I am attempting to run an analysis of co-variance on a mixed effect model. My data set is as follows
> str(try)
Classes ‘tbl_df’, ‘tbl’ and 'data.frame': 864 obs. of 7 variables:
$ Site : chr "BISC1" "BISC1" "BISC1" "BISC1" ...
$ SET : Factor w/ 3 levels "SET1","SET2",..: 1 1 1 1 1 1 1 1 1 1 ...
$ ARM : chr "A_0001" "A_0001" "A_0001" "A_0001" ...
$ Pin : num 1 2 3 4 5 6 7 8 9 1 ...
$ SETarmpin : chr "SET1_A_0001_1" "SET1_A_0001_2" "SET1_A_0001_3"
"SET1_A_0001_4" ...
$ Days : num 145 145 145 145 145 145 145 145 145 145 ...

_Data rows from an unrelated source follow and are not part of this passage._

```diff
diff --git a/bert.cpp_amd/csrc/tile_stream.h b/bert.cpp_amd/csrc/tile_stream.h
--- a/bert.cpp_amd/csrc/tile_stream.h
+++ b/bert.cpp_amd/csrc/tile_stream.h
@@ -22,6 +22,12 @@
 #define AS_GLOBAL(p) ((const __attribute__((address_space(1))) void *)(p))
 #define AS_LDS(p) ((__attribute__((address_space(3))) void *)(p))
 
+
+#ifdef BERT_HIP_MODEL_TIMELINE
+#define PH_CLOCK(clk, k) do { if (clk) (clk)[k] = __builtin_amdgcn_s_memrealtime(); } while (0)
+#else
+#define PH_CLOCK(clk, k) do { } while (0)
+#endif
 
 #ifdef BERT_HIP_TIMELINE
 static __device__ unsigned long long g_timeline[1024 * 256];
```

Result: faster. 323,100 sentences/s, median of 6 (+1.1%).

$ AbsPinDiff: num -1 -4 7 -12 -5 0 -5 -1 0 -22 ...
> dput(head(try))
structure(list(Site = c("BISC1", "BISC1", "BISC1", "BISC1", "BISC1",
"BISC1"), SET = structure(c(1L, 1L, 1L, 1L, 1L, 1L), .Label = c("SET1",
"SET2", "SET3"), class = "factor"), ARM = c("A_0001", "A_0001",
"A_0001", "A_0001", "A_0001", "A_0001"), Pin = c(1, 2, 3, 4,
5, 6), SETarmpin = c("SET1_A_0001_1", "SET1_A_0001_2", "SET1_A_0001_3",
"SET1_A_0001_4", "SET1_A_0001_5", "SET1_A_0001_6"), Days = c(145,
145, 145, 145, 145, 145), AbsPinDiff = c(-1, -4, 7, -12, -5,
0)), row.names = c(NA, -6L), class = c("tbl_df", "tbl", "data.frame"
))
My mixed effect model is as below :
trymodel<-lme(AbsPinDiff~Days+SET, random = ~1|SETarmpin,
correlation = corAR1(form=~Days|SETarmpin),
data = try, na.action = na.exclude, method="REML")

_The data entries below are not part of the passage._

+extern "C" int mxl_relattn_bwd_fused(const void* q, const void* k, const void* v, const void* rd, const float* r_w_bias,
+                                     const float* r_r_bias, const void* out, const void* dout, const float* lse, float* delta,
+                                     void* dq, void* dk, void* dv, float* d_rd, int drd_ld, float* d_r_w_bias, float* d_r_r_bias,
+                                     const void* oph, const float* mph, void* ws, int B, int T, int H, int dh, int M, int Kc,
+                                     long long q_bs, int q_rs, long long kv_bs, int kv_rs, int rd_rs, long long o_bs, int o_rs,
+                                     long long dq_bs, int dq_rs, long long dkv_bs, int dkv_rs, float scale, int defer_finish,
+                                     void* stream) {
+    return bwd_fused_launch(q, k, v, rd, r_w_bias, r_r_bias, out, dout, lse, delta, dq, dk, dv, d_rd, drd_ld, d_r_w_bias, d_r_r_bias, oph,
+                            mph, ws, nullptr, nullptr, B, T, H, dh, M, Kc, q_bs, q_rs, kv_bs, kv_rs, rd_rs, o_bs, o_rs, dq_bs, dq_rs, dkv_bs,
+                            dkv_rs, scale, defer_finish, stream);
+}
+
+extern "C" int mxl_relattn_bwd_fused_pstore(const void* q, const void* k, const void* v, const void* rd, const float* r_w_bias,
+                                            const float* r_r_bias, const void* out, const void* dout, const float* lse, float* delta,
+                                            void* dq, void* dk, void* dv, float* d_rd, int drd_ld, float* d_r_w_bias, float* d_r_r_bias,
+                                            const void* oph, const float* mph, void* ws, const void* pst, const float* pst_ref, int B,
+                                            int T, int H, int dh, int M, int Kc, long long q_bs, int q_rs, long long kv_bs, int kv_rs,
+                                            int rd_rs, long long o_bs, int o_rs, long long dq_bs, int dq_rs, long long dkv_bs, int dkv_rs,
+                                            float scale, int defer_finish, void* stream) {
+    MXL_CHECK_ARG(pst && pst_ref);
+    return bwd_fused_launch(q, k, v, rd, r_w_bias, r_r_bias, out, dout, lse, delta, dq, dk, dv, d_rd, drd_ld, d_r_w_bias, d_r_r_bias, oph,
+                            mph, ws, pst, pst_ref, B, T, H, dh, M, Kc, q_bs, q_rs, kv_bs, kv_rs, rd_rs, o_bs, o_rs, dq_bs, dq_rs, dkv_bs,
+                            dkv_rs, scale, defer_finish, stream);
 }
 
 extern "C" int mxl_relattn_dq_finish(const void* ws, const void* oph, const float* mph, const float* lse, const float* delta, void* dq,
diff --git a/symbolic_music_generation_amd/csrc/relattn_fwd.hip b/symbolic_music_generation_amd/csrc/relattn_fwd.hip
--- a/symbolic_music_generation_amd/csrc/relattn_fwd.hip
+++ b/symbolic_music_generation_amd/csrc/relattn_fwd.hip
@@ -1,6 +1,7 @@
 #include <type_traits>
 #include "common.h"
 #include "musicxl_internal.h"
+#include "pstore_layout.h"
 
 namespace {
 
@@ -20,6 +21,8 @@
     float* mph;
     int oph_all;
     char* ph_rec;
+    char* pst;
+    float* pst_ref;
 };
 
 constexpr int QB = 128;
@@ -112,7 +115,7 @@
 constexpr float RESCALE_THRESH = 8.0f;
 constexpr float FAST_SUM_MAX = 8192.0f;
 
-template <int DH>
+template <int DH, bool PST = false>
 __global__ __launch_bounds__(256, 2) void relattn_fwd_kernel(RelAttnP p) {
     using G = Geo<DH>;
     constexpr int KS = G::KS, EB = G::EB;
@@ -445,6 +448,13 @@
     __syncthreads();
 
     bool have_ring = false;
+    constexpr int PST_OOB = 0x7ffff000;
+    const int pst_bh_bytes = PST ? pst_row_off(T >> 5, p0 >> 5, M >> 5) * PST_BLOCK_BYTES : 0;
+    const int pref_bh_bytes = PST ? (T >> 5) * pst_tiles64(p.Kc) * 128 : 0;
+    const __amdgpu_buffer_rsrc_t rs_pst = __builtin_amdgcn_make_buffer_rsrc(
+        (void*)(PST ? p.pst + ((size_t)b * p.H + h) * (size_t)pst_bh_bytes : (char*)p.out), 0, pst_bh_bytes, 0x00020000);
+    const __amdgpu_buffer_rsrc_t rs_pref = __builtin_amdgcn_make_buffer_rsrc(
+        (void*)(PST ? (char*)p.pst_ref + ((size_t)b * p.H + h) * (size_t)pref_bh_bytes : (char*)p.out), 0, pref_bh_bytes, 0x00020000);
     auto rescale_o = [&](float alpha) __attribute__((always_inline)) {
 #pragma unroll
         for (int e = 0; e < EB; e++)
@@ -461,6 +471,7 @@
         STAMP(0)
         const int dmin_w = iw0 - P - (KT - 1), dmax_w = iw0 + 31 - P;
         const bool active = (dmax_w >= 0) && (dmin_w <= M - 1) && (iw0 < T);
+        u32x4 pws[2][2];
         if (active) {
             const char* cK = sK;
             const char* cV = sV;
@@ -593,6 +604,7 @@
                     const u32x4 pw = {pack2bf(s[kb][8 * st], s[kb][8 * st + 1]), pack2bf(s[kb][8 * st + 2], s[kb][8 * st + 3]),
                                       pack2bf(s[kb][8 * st + 4], s[kb][8 * st + 5]), pack2bf(s[kb][8 * st + 6], s[kb][8 * st + 7])};
                     const bf16x8 pf = __builtin_bit_cast(bf16x8, pw);
+                    if (PST) pws[kb][st] = pw;
                     const int gq = l >> 4, li = l & 15, q4 = li >> 2, pp = li & 3;
 #pragma unroll
                     for (int e = 0; e < EB; e++) {
@@ -609,6 +621,25 @@
                 }
             }
             FPRIO_DOWN(2);
+        } else if (PST) {
+#pragma unroll
+            for (int i = 0; i < 4; i++) asm volatile("" : "=v"(pws[i >> 1][i & 1]));
+        }
+        if (PST) {
+            const int qb = iw0 >> 5, a32 = p0 >> 5, MB = M >> 5, lo = pst_row_lo(qb, a32, MB);
+            bool any = false;
+#pragma unroll
+            for (int kb = 0; kb < 2; kb++) {
+                const int pb = (P >> 5) + kb;
+                const bool vis = active && pb >= lo && pb <= qb;
+                const int so = vis ? (pst_row_off(qb, a32, MB) + pb - lo) * PST_BLOCK_BYTES : 0;
+                any = any || vis;
+#pragma unroll
+                for (int st = 0; st < 2; st++)
+                    __builtin_amdgcn_raw_buffer_store_b128(pws[kb][st], rs_pst, vis ? l * 16 : PST_OOB, so + 1024 * st, 0);
+            }
+            __builtin_amdgcn_raw_buffer_store_b32(__builtin_bit_cast(int, m_run), rs_pref, (hh == 0 && any) ? r * 4 : PST_OOB,
+                                                  any ? ((qb * pst_tiles64(p.Kc)) + ((P - p0) >> 6)) * 128 : 0, 0);
         }
         STAMP(6)
         __syncthreads();
@@ -647,12 +678,12 @@
     STAMP_FLUSH
 }
 
-template <int DH>
+template <int DH, bool PST = false>
 int launch_fwd(const RelAttnP& p, hipStream_t s) {
     using G = Geo<DH>;
     static bool attr_set = false;
     if (!attr_set) {
-        hipError_t e = hipFuncSetAttribute(reinterpret_cast<const void*>(&relattn_fwd_kernel<DH>),
+        hipError_t e = hipFuncSetAttribute(reinterpret_cast<const void*>(&relattn_fwd_kernel<DH, PST>),
                                            hipFuncAttributeMaxDynamicSharedMemorySize, G::SMEM);
         if (e != hipSuccess) return (int)e;
         attr_set = true;
@@ -660,7 +691,7 @@
     dim3 grid((p.T + QB - 1) / QB, p.H, p.B);
     {
         mxl_kt::Scope kt(MXL_KT_RELATTN_FWD, s);
-        hipLaunchKernelGGL((relattn_fwd_kernel<DH>), grid, dim3(256), G::SMEM, s, p);
+        hipLaunchKernelGGL((relattn_fwd_kernel<DH, PST>), grid, dim3(256), G::SMEM, s, p);
     }
     MXL_LAUNCH_CHECK();
     return MXL_OK;
@@ -681,8 +712,13 @@
 static int relattn_fwd_launch(const void* q, const void* k, const void* v, const void* rd, const float* r_w_bias,
                               const float* r_r_bias, void* out, float* lse, int B, int T, int H, int dh, int M, int Kc,
                               long long q_bs, int q_rs, long long kv_bs, int kv_rs, int rd_rs, long long o_bs, int o_rs,
-                              float scale, void* oph, float* mph, void* stream, int oph_all = 0, void* ph_ws = nullptr) {
+                              float scale, void* oph, float* mph, void* stream, int oph_all = 0, void* ph_ws = nullptr,
+                              void* pst = nullptr, float* pst_ref = nullptr) {
     MXL_CHECK_ARG(q && k && v && rd && r_w_bias && r_r_bias && out);
+    if (pst || pst_ref) {
+        MXL_CHECK_ARG(pst && pst_ref && lse && ((uintptr_t)pst % 16) == 0);
+        if (dh != 64 || (T % 32) != 0 || (M % 32) != 0 || (Kc % 32) != 0 || ((T - Kc) % 64) != 0) return MXL_EUNSUPPORTED;
+    }
     if (oph_all) MXL_CHECK_ARG(oph && ((T - Kc) % 64) == 0);
     if (ph_ws) MXL_CHECK_ARG(oph_all && dh == 64 && ((uintptr_t)ph_ws % 16) == 0);
     if (oph) MXL_CHECK_ARG(mph && (M % (oph_all ? 32 : 256)) == 0 && (T % 32) == 0 && ((uintptr_t)oph % 8) == 0);
@@ -699,7 +735,9 @@
     p.q_bs = q_bs; p.kv_bs = kv_bs; p.o_bs = o_bs; p.q_rs = q_rs; p.kv_rs = kv_rs; p.rd_rs = rd_rs; p.o_rs = o_rs;
     p.scale_log2e = scale * 1.4426950408889634f;
     p.oph = (bf16_t*)oph; p.mph = mph; p.oph_all = oph_all ? 1 : 0; p.ph_rec = (char*)ph_ws;
+    p.pst = (char*)pst; p.pst_ref = pst_ref;
     hipStream_t s = (hipStream_t)stream;
+    if (pst) return launch_fwd<64, true>(p, s);
     switch (dh) {
         case 16: return launch_fwd<16>(p, s);
         case 32: return launch_fwd<32>(p, s);
@@ -733,3 +771,27 @@
     return relattn_fwd_launch(q, k, v, rd, r_w_bias, r_r_bias, out, lse, B, T, H, dh, M, Kc, q_bs, q_rs, kv_bs, kv_rs, rd_rs, o_bs,
                               o_rs, scale, oph, mph, stream, oph_all, ph_ws);
 }
+
+static bool pstore_domain(int B, int T, int H, int M, int Kc) {
+    return B > 0 && T > 0 && H > 0 && M > 0 && Kc >= T && Kc <= M + T && (T % 32) == 0 && (M % 32) == 0 && (Kc % 32) == 0 &&
+           ((T - Kc) % 64) == 0 && (long long)(T >> 5) * (M >> 5) < (1ll << 19) && (long long)(T >> 5) * pst_tiles64(Kc) < (1ll << 23);
+}
+extern "C" size_t mxl_relattn_pstore_bytes(int B, int T, int H, int M, int Kc) {
+    if (!pstore_domain(B, T, H, M, Kc)) return 0;
+    return (size_t)B * H * (size_t)pst_row_off(T >> 5, (T - Kc) / 32, M >> 5) * PST_BLOCK_BYTES;
+}
+extern "C" size_t mxl_relattn_pstore_ref_bytes(int B, int T, int H, int M, int Kc) {
+    if (!pstore_domain(B, T, H, M, Kc)) return 0;
+    return (size_t)B * H * (size_t)(T >> 5) * pst_tiles64(Kc) * 32 * sizeof(float);
+}
+
+extern "C" int mxl_relattn_fwd_pstore(const void* q, const void* k, const void* v, const void* rd, const float* r_w_bias,
+                                      const float* r_r_bias, void* out, float* lse, void* oph, float* mph, void* ph_ws, void* pst,
+                                      float* pst_ref, int B, int T, int H, int dh, int M, int Kc, long long q_bs, int q_rs,
+                                      long long kv_bs, int kv_rs, int rd_rs, long long o_bs, int o_rs, float scale, void* stream) {
+    MXL_CHECK_ARG(pst && pst_ref);
+    MXL_CHECK_ARG(Kc == M + T || (oph && mph));
+    if (dh == 64 && !pstore_domain(B, T, H, M, Kc)) return MXL_EUNSUPPORTED;
+    return relattn_fwd_launch(q, k, v, rd, r_w_bias, r_r_bias, out, lse, B, T, H, dh, M, Kc, q_bs, q_rs, kv_bs, kv_rs, rd_rs, o_bs,
+                              o_rs, scale, oph, mph, stream, oph ? 1 : 0, ph_ws, pst, pst_ref);
+}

I am using the Anova function within the 'car' package. Yet when I run the function on the above model I get the following error message as below :
> Anova(trymodel4)
Error in terms.formula(object, data = data) :
'data' argument is of the wrong type
I am a bit confused because from what I can surmise, the Anova function does not have a 'data' argument.